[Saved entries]
@@ -68,6 +69,8 @@
 
 void gdca_launch_transpose_i8(hipStream_t s, const int8_t *Z, int8_t *Zt, int N, int M);
 void gdca_launch_column_hist(hipStream_t s, const int8_t *Z, uint32_t *cnt, int N, int M);
+void gdca_launch_prepare(hipStream_t s, const int8_t *Z, uint32_t *Zb, int8_t *Zt, int8_t *Zc, uint32_t *cnt, int N, int M, int q, int TJ,
+                         gdca_dev_scalars *sc);
 void gdca_launch_theta_finalize(hipStream_t s, const uint32_t *cnt, int N, int M, double theta_in,
                                 gdca_dev_scalars *sc);
 void gdca_launch_set_thresh(hipStream_t s, gdca_dev_scalars *sc, int thresh);
@@ -100,6 +103,9 @@
 bool gdca_tally_skip(int q, int TJ, int skip_wanted, int M);
 void gdca_launch_tally_keep(hipStream_t s, const int8_t *Zt, const unsigned long long *Pifix, uint32_t *keep, int *keep_n,
                             uint8_t *sigma, int N, int M, int q);
+bool gdca_pi_keep_fused(int N, int M);
+void gdca_launch_pi_keep(hipStream_t s, const int8_t *Zt, const unsigned long long *Wfix, unsigned long long *Pifix, uint32_t *keep, int *keep_n,
+                         uint8_t *sigma, int N, int M, int q, gdca_dev_scalars *sc);
 void gdca_launch_pair_tally(hipStream_t s, const int8_t *Zc, const int8_t *Zt, const unsigned long long *Wfix,
                             int N, int M, int q, int fix_shift, const double *Meff_dev, double pc,
                             const double *Pi_pc, int mode, double *out, size_t ld, int TJ, const uint32_t *keep = nullptr,
diff --git a/gaussdca.jl_amd/csrc/k_tally.hip b/gaussdca.jl_amd/csrc/k_tally.hip
--- a/gaussdca.jl_amd/csrc/k_tally.hip
+++ b/gaussdca.jl_amd/csrc/k_tally.hip
@@ -235,6 +235,42 @@
 
 #define KEEP_THREADS 256
 #define KEEP_SLABS 16
+__device__ __forceinline__ unsigned keep_list(const int8_t *__restrict__ zi, uint32_t *__restrict__ out, int M, int q, unsigned sig, unsigned *wcnt, unsigned *woff)
+{
+    constexpr int NW = KEEP_THREADS / 64;
+    const int t = threadIdx.x, lane = t & 63, wv = t >> 6;
+    const u64 lt = (1ull << lane) - 1ull;
+    unsigned base = 0;
+    for (int kc = 0; kc < M; kc += KEEP_THREADS * KEEP_SLABS) {
+        unsigned raw[KEEP_SLABS], pos[KEEP_SLABS];
+#pragma unroll
+        for (int u = 0; u < KEEP_SLABS; ++u) {
+            const int k = kc + u * KEEP_THREADS + t;
+            raw[u] = k < M ? (unsigned)(uint8_t)zi[k] : 0u;
+        }
+#pragma unroll
+        for (int u = 0; u < KEEP_SLABS; ++u) {
+            const bool kp = (raw[u] - 1u) < (unsigned)q && raw[u] != sig;
+            const u64 bal = __ballot(kp);
+            pos[u] = kp ? (unsigned)__popcll(bal & lt) : ~0u;
+            if (lane == 0) wcnt[u * NW + wv] = (unsigned)__popcll(bal);
+        }
+        __syncthreads();
+        if (t < KEEP_SLABS * NW) {
+            unsigned o = base;
+            for (int e = 0; e < t; ++e) o += wcnt[e];
+            woff[t] = o;
+        }
+        __syncthreads();
+#pragma unroll
+        for (int u = 0; u < KEEP_SLABS; ++u)
+            if (pos[u] != ~0u) out[woff[u * NW + wv] + pos[u]] = ((unsigned)(kc + u * KEEP_THREADS + t) << 5) | raw[u];
+        base = woff[KEEP_SLABS * NW - 1] + wcnt[KEEP_SLABS * NW - 1];
+        __syncthreads();
+    }
+    return base;
+}
+
 struct k_tally_keep_args {
     const int8_t *Zt;
     const u64 *Pifix;
@@ -261,7 +297,7 @@
     constexpr int NW = KEEP_THREADS / 64;
     __shared__ unsigned wcnt[KEEP_SLABS * NW], woff[KEEP_SLABS * NW];
     const int i = blockIdx.x;
-    const int t = threadIdx.x, lane = t & 63, wv = t >> 6;
+    const int t = threadIdx.x;
     const u64 *P = Pifix + (size_t)i * 32;
     unsigned sig = 1;
     u64 best = P[1];
@@ -274,35 +310,7 @@
     }
     const int8_t *zi = Zt + (size_t)i * M;
     uint32_t *out = keep + (size_t)i * M;
-    const u64 lt = (1ull << lane) - 1ull;
-    unsigned base = 0;
-    for (int kc = 0; kc < M; kc += KEEP_THREADS * KEEP_SLABS) {
-        unsigned raw[KEEP_SLABS], pos[KEEP_SLABS];
-#pragma unroll
-        for (int u = 0; u < KEEP_SLABS; ++u) {
-            const int k = kc + u * KEEP_THREADS + t;
-            raw[u] = k < M ? (unsigned)(uint8_t)zi[k] : 0u;
-        }
-#pragma unroll
-        for (int u = 0; u < KEEP_SLABS; ++u) {
-            const bool kp = (raw[u] - 1u) < (unsigned)q && raw[u] != sig;
-            const u64 bal = __ballot(kp);
-            pos[u] = kp ? (unsigned)__popcll(bal & lt) : ~0u;
-            if (lane == 0) wcnt[u * NW + wv] = (unsigned)__popcll(bal);
-        }
-        __syncthreads();
-        if (t < KEEP_SLABS * NW) {
-            unsigned o = base;
-            for (int e = 0; e < t; ++e) o += wcnt[e];
-            woff[t] = o;
-        }
-        __syncthreads();
-#pragma unroll
-        for (int u = 0; u < KEEP_SLABS; ++u)
-            if (pos[u] != ~0u) out[woff[u * NW + wv] + pos[u]] = ((unsigned)(kc + u * KEEP_THREADS + t) << 5) | raw[u];
-        base = woff[KEEP_SLABS * NW - 1] + wcnt[KEEP_SLABS * NW - 1];
-        __syncthreads();
-    }
+    const unsigned base = keep_list(zi, out, M, q, sig, wcnt, woff);
     if (t == 0) {
         a_.keep_n[i] = (int)base;
         a_.sigma[i] = (uint8_t)sig;
@@ -312,6 +320,98 @@
 void gdca_launch_tally_keep(hipStream_t s, const int8_t *Zt, const u64 *Pifix, uint32_t *keep, int *keep_n, uint8_t *sigma, int N, int M, int q)
 {
     (gdca_launch<k_tally_keep_args, k_tally_keep<1>, k_tally_keep<GDCA_MAXB>>(dim3(N), dim3(KEEP_THREADS), 0, s, k_tally_keep_mk(Zt, Pifix, keep, keep_n, sigma, N, M, q)));
+}
+
+struct k_pi_keep_args {
+    const int8_t *Zt;
+    const u64 *Wfix;
+    u64 *Pifix;
+    uint32_t *keep;
+    int *keep_n;
+    uint8_t *sigma;
+    gdca_dev_scalars *sc;
+    int N;
+    int M;
+    int q;
+};
+static inline k_pi_keep_args k_pi_keep_mk(const int8_t *Zt, const u64 *Wfix, u64 *Pifix, uint32_t *keep, int *keep_n, uint8_t *sigma, gdca_dev_scalars *sc, int N, int M, int q)
+{
+    return k_pi_keep_args{Zt, Wfix, Pifix, keep, keep_n, sigma, sc, N, M, q};
+}
+template <int CAP>
+__global__ __launch_bounds__(KEEP_THREADS) void k_pi_keep(const BatchArgs<k_pi_keep_args, CAP> B_)
+{
+    GDCA_MEMBER(B_);
+    const int8_t *__restrict__ Zt = a_.Zt;
+    const u64 *__restrict__ Wfix = a_.Wfix;
+    uint32_t *__restrict__ keep = a_.keep;
+    int M = a_.M;
+    int q = a_.q;
+    constexpr int NW = KEEP_THREADS / 64;
+    extern __shared__ u64 h[];
+    __shared__ u64 P[32];
+    __shared__ unsigned wcnt[KEEP_SLABS * NW], woff[KEEP_SLABS * NW];
+    const int i = blockIdx.x;
+    const int t = threadIdx.x, lane = t & 63, wv = t >> 6;
+    const int8_t *zi = Zt + (size_t)i * M;
+#pragma unroll
+    for (int z = 0; z < 32; ++z) h[z * KEEP_THREADS + t] = 0;
+    unsigned bad = 0;
+    for (int kc = 0; kc < M; kc += KEEP_THREADS * KEEP_SLABS) {
+        unsigned raw[KEEP_SLABS];
+        u64 w[KEEP_SLABS];
+#pragma unroll
+        for (int u = 0; u < KEEP_SLABS; ++u) {
+            const int k = kc + u * KEEP_THREADS + t;
+            raw[u] = k < M ? (unsigned)(uint8_t)zi[k] : 1u;
+            w[u] = k < M ? Wfix[k] : 0ull;
+        }
+#pragma unroll
+        for (int u = 0; u < KEEP_SLABS; ++u) {
+            bad |= (raw[u] - 1u) >= (unsigned)q;
+            h[(raw[u] & 31) * KEEP_THREADS + t] += w[u];
+        }
+    }
+    if (bad) atomicOr(&a_.sc->bad_symbol, 1);
+    __syncthreads();
+    for (int z = wv * (32 / NW); z < (wv + 1) * (32 / NW); ++z) {
+        u64 v = 0;
+#pragma unroll
+        for (int j = 0; j < NW; ++j) v += h[z * KEEP_THREADS + lane + 64 * j];
+#pragma unroll
+        for (int o = 32; o > 0; o >>= 1) v += __shfl_xor(v, o, 64);
+        if (lane == 0) {
+            P[z] = v;
+            a_.Pifix[(size_t)i * 32 + z] = v;
+        }
+    }
+    __syncthreads();
+    unsigned sig = 1;
+    u64 best = P[1];
+    for (int a = 2; a <= q; ++a) {
+        const u64 v = P[a];
+        if (v > best) {
+            best = v;
+            sig = (unsigned)a;
+        }
+    }
+    uint32_t *out = keep + (size_t)i * M;
+    const unsigned base = keep_list(zi, out, M, q, sig, wcnt, woff);
+    if (t == 0) {
+        a_.keep_n[i] = (int)base;
+        a_.sigma[i] = (uint8_t)sig;
+    }
+}
+
+bool gdca_pi_keep_fused(int N, int M)
+{
+    return N >= 32 || M <= (1 << 16);
+}
+
+void gdca_launch_pi_keep(hipStream_t s, const int8_t *Zt, const u64 *Wfix, u64 *Pifix, uint32_t *keep, int *keep_n, uint8_t *sigma, int N, int M, int q,
+                         gdca_dev_scalars *sc)
+{
+    (gdca_launch<k_pi_keep_args, k_pi_keep<1>, k_pi_keep<GDCA_MAXB>>(dim3(N), dim3(KEEP_THREADS), 32 * KEEP_THREADS * sizeof(u64), s, k_pi_keep_mk(Zt, Wfix, Pifix, keep, keep_n, sigma, sc, N, M, q)));
 }
 
 struct k_pair_tally_args {
diff --git a/gaussdca.jl_amd/csrc/k_theta.hip b/gaussdca.jl_amd/csrc/k_theta.hip
--- a/gaussdca.jl_amd/csrc/k_theta.hip
+++ b/gaussdca.jl_amd/csrc/k_theta.hip
@@ -99,6 +99,176 @@
     if (spb < 64) spb = 64;
     chunks = (M + spb - 1) / spb;
     (gdca_launch<k_column_hist_args, k_column_hist<1>, k_column_hist<GDCA_MAXB>>(dim3(cb, chunks), dim3(256), 0, s, k_column_hist_mk(Z, cnt, N, M, spb)));
+}
+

_Task directions_
All that is needed is the exact run of lines above from the line containing "BatchArgs<k_pi_keep_args, CAP> B_)" through the line containing "(unsigned)(uint8_t)zi[k] : 1u;", both of them included.

_Solution to this problem_
+__global__ __launch_bounds__(KEEP_THREADS) void k_pi_keep(const BatchArgs<k_pi_keep_args, CAP> B_)
+{
+    GDCA_MEMBER(B_);
+    const int8_t *__restrict__ Zt = a_.Zt;
+    const u64 *__restrict__ Wfix = a_.Wfix;
+    uint32_t *__restrict__ keep = a_.keep;
+    int M = a_.M;
+    int q = a_.q;
+    constexpr int NW = KEEP_THREADS / 64;
+    extern __shared__ u64 h[];
+    __shared__ u64 P[32];
+    __shared__ unsigned wcnt[KEEP_SLABS * NW], woff[KEEP_SLABS * NW];
+    const int i = blockIdx.x;
+    const int t = threadIdx.x, lane = t & 63, wv = t >> 6;
+    const int8_t *zi = Zt + (size_t)i * M;
+#pragma unroll
+    for (int z = 0; z < 32; ++z) h[z * KEEP_THREADS + t] = 0;
+    unsigned bad = 0;
+    for (int kc = 0; kc < M; kc += KEEP_THREADS * KEEP_SLABS) {
+        unsigned raw[KEEP_SLABS];
+        u64 w[KEEP_SLABS];
+#pragma unroll
+        for (int u = 0; u < KEEP_SLABS; ++u) {
+            const int k = kc + u * KEEP_THREADS + t;
+            raw[u] = k < M ? (unsigned)(uint8_t)zi[k] : 1u;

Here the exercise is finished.